**To do:**
In the data below, locate each line with the word "typename" and list it.

**Records to process:**
Start of Block
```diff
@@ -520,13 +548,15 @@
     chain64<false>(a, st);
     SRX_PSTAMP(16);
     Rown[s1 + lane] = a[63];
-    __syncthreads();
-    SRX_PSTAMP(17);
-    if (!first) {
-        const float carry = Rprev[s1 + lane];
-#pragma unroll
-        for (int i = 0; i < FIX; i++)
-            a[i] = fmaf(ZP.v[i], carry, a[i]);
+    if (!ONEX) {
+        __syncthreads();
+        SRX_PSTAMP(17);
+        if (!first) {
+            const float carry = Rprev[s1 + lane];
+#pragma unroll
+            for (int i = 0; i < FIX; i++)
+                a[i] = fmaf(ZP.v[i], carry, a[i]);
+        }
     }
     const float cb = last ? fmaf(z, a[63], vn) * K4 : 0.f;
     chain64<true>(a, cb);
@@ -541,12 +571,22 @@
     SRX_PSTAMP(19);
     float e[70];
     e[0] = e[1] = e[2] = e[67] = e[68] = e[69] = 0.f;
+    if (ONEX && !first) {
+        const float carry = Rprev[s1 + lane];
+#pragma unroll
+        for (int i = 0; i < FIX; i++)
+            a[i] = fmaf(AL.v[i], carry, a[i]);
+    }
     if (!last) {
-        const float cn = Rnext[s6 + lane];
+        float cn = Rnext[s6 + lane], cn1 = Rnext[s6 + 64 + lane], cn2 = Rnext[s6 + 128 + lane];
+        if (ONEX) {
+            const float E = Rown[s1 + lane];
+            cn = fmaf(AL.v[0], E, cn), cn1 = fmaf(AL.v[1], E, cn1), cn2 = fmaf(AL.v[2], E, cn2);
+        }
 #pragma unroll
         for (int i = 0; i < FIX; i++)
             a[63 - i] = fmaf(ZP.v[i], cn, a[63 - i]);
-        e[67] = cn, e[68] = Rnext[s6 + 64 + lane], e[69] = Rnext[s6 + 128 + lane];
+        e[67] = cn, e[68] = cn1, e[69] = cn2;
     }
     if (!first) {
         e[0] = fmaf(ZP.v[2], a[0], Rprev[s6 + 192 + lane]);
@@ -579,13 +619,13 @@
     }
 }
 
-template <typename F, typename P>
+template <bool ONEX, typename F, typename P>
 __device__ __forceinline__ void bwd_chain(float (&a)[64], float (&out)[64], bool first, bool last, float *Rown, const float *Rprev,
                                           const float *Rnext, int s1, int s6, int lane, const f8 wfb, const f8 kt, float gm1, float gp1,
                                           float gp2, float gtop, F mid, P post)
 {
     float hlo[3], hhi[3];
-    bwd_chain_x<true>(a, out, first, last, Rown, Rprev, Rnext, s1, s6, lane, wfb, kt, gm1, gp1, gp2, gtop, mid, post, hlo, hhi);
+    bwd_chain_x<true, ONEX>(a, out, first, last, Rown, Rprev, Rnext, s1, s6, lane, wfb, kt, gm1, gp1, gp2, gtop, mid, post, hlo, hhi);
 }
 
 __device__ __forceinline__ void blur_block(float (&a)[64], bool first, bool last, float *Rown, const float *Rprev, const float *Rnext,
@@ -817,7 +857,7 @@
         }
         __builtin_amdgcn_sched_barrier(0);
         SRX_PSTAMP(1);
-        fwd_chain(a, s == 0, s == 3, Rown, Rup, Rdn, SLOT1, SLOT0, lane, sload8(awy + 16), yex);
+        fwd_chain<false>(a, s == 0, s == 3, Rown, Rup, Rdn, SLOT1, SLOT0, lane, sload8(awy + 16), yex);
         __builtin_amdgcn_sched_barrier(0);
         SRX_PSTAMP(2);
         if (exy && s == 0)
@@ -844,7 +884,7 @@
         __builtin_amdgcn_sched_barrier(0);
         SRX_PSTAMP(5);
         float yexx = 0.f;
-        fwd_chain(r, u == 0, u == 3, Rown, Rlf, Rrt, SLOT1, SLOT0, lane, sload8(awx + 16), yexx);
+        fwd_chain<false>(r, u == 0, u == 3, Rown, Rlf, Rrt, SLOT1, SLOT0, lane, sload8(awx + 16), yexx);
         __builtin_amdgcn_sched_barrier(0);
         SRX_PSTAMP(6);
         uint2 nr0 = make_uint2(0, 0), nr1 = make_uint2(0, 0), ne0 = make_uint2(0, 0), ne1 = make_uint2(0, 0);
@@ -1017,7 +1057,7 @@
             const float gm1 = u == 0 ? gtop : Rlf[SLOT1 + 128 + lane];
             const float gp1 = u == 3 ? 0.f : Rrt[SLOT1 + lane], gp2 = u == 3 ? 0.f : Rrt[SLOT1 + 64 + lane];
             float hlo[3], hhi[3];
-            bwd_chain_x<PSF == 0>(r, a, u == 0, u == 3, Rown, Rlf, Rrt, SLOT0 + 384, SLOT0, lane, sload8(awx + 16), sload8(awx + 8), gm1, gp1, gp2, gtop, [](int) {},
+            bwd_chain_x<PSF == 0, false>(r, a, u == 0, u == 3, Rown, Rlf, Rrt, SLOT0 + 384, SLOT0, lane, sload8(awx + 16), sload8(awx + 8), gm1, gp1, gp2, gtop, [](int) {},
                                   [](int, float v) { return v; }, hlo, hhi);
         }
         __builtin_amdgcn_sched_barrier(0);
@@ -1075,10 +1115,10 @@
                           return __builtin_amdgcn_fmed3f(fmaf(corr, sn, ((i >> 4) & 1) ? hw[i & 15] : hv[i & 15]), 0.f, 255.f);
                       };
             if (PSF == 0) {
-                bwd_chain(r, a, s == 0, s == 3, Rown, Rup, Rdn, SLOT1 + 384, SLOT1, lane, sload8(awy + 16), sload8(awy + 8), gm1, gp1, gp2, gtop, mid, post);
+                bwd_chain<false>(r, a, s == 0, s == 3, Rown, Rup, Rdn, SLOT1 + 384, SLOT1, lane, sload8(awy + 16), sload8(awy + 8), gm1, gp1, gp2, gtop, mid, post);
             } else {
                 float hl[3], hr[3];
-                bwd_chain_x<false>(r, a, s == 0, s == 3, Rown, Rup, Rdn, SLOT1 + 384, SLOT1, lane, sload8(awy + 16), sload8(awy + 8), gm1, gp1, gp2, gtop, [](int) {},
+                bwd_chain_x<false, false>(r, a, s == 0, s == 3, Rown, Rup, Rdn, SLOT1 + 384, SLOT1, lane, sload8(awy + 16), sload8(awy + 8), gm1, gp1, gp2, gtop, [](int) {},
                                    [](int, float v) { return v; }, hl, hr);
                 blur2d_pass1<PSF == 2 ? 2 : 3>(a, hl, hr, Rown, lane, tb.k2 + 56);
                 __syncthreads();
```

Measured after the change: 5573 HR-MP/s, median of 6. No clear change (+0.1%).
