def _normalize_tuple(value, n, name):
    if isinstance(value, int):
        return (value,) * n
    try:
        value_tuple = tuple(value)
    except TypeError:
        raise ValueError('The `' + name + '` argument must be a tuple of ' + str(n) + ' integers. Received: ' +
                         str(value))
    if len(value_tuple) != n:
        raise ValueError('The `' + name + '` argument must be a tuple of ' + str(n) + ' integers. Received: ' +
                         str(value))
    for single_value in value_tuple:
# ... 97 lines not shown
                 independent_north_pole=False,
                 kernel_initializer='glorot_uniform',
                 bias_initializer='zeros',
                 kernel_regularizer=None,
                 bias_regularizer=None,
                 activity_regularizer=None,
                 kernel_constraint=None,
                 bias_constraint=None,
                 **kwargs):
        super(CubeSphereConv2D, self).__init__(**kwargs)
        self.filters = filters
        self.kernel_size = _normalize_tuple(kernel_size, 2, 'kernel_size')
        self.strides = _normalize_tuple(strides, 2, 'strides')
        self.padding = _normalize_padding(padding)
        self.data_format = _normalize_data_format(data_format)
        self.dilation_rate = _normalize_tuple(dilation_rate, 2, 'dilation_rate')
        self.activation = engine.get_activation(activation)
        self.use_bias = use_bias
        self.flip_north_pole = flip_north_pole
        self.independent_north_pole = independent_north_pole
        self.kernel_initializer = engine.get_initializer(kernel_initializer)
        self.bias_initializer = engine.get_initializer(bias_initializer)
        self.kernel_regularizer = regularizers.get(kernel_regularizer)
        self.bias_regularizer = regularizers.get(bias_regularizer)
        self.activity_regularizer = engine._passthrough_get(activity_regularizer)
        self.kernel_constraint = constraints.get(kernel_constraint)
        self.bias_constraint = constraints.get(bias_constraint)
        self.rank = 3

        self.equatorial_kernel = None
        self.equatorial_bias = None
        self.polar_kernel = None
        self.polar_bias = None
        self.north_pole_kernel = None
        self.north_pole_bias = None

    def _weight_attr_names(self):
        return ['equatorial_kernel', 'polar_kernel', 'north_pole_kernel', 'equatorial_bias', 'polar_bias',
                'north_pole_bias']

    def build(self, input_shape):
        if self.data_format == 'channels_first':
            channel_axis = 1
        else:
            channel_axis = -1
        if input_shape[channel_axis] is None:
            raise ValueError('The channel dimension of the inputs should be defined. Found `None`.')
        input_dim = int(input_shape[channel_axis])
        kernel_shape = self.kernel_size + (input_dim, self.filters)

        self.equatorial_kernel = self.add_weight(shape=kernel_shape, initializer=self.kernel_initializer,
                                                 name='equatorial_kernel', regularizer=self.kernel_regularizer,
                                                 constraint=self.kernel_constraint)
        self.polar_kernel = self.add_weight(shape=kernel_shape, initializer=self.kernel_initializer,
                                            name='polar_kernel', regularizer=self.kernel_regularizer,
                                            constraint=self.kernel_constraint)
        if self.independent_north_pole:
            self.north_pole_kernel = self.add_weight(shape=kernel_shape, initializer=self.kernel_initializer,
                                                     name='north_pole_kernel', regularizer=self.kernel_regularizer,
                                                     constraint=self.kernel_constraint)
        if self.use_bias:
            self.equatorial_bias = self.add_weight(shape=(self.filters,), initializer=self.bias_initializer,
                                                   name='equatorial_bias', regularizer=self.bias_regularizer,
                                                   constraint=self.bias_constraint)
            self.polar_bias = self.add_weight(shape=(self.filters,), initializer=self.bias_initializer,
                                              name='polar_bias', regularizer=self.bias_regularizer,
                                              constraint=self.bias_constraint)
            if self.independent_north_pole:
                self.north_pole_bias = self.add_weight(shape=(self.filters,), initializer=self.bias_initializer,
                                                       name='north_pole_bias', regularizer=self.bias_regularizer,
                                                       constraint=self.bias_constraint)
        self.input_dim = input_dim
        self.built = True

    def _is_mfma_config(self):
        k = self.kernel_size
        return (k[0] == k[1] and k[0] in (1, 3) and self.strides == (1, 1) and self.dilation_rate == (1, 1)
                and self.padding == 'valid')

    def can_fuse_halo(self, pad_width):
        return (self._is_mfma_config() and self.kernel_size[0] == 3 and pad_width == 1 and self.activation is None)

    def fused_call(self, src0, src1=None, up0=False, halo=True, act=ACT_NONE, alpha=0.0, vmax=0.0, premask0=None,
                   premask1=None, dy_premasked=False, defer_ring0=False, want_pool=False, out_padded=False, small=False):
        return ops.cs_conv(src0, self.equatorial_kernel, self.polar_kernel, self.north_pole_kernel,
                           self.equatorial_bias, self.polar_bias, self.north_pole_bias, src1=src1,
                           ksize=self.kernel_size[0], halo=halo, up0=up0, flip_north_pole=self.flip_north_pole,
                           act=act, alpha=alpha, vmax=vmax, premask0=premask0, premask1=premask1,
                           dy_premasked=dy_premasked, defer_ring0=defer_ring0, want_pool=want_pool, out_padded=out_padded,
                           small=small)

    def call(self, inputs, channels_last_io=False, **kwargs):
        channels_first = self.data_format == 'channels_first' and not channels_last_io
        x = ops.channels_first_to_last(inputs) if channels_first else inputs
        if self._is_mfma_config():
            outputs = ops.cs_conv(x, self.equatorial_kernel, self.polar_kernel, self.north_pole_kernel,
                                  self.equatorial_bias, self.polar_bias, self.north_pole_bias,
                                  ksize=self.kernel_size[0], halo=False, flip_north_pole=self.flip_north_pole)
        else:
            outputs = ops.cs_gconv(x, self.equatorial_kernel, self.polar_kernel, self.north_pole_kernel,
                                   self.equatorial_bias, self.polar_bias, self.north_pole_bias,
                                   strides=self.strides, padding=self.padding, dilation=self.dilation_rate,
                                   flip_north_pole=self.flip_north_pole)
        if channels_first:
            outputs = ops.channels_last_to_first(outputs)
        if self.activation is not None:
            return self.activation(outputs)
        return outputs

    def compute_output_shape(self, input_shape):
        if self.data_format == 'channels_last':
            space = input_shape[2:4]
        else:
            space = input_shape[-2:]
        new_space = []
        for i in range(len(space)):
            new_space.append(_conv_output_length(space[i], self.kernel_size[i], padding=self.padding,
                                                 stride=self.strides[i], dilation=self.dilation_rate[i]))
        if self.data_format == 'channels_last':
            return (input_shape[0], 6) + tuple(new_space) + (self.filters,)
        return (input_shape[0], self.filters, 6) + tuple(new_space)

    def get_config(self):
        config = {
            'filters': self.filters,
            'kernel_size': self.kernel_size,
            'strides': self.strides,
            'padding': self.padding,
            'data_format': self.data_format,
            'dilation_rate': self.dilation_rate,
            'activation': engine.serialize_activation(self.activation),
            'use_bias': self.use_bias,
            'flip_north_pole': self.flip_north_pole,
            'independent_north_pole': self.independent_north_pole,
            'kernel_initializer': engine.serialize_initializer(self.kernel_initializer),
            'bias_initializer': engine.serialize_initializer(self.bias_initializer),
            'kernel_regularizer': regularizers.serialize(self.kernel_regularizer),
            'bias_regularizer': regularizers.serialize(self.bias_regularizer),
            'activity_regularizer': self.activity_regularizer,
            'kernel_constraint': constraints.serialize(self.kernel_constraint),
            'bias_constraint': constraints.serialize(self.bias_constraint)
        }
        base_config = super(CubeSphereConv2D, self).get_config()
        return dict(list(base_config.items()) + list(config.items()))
End of Block
**Solution for this exercise:**
-template <typename F, typename P>
+template <bool ONEX, typename F, typename P>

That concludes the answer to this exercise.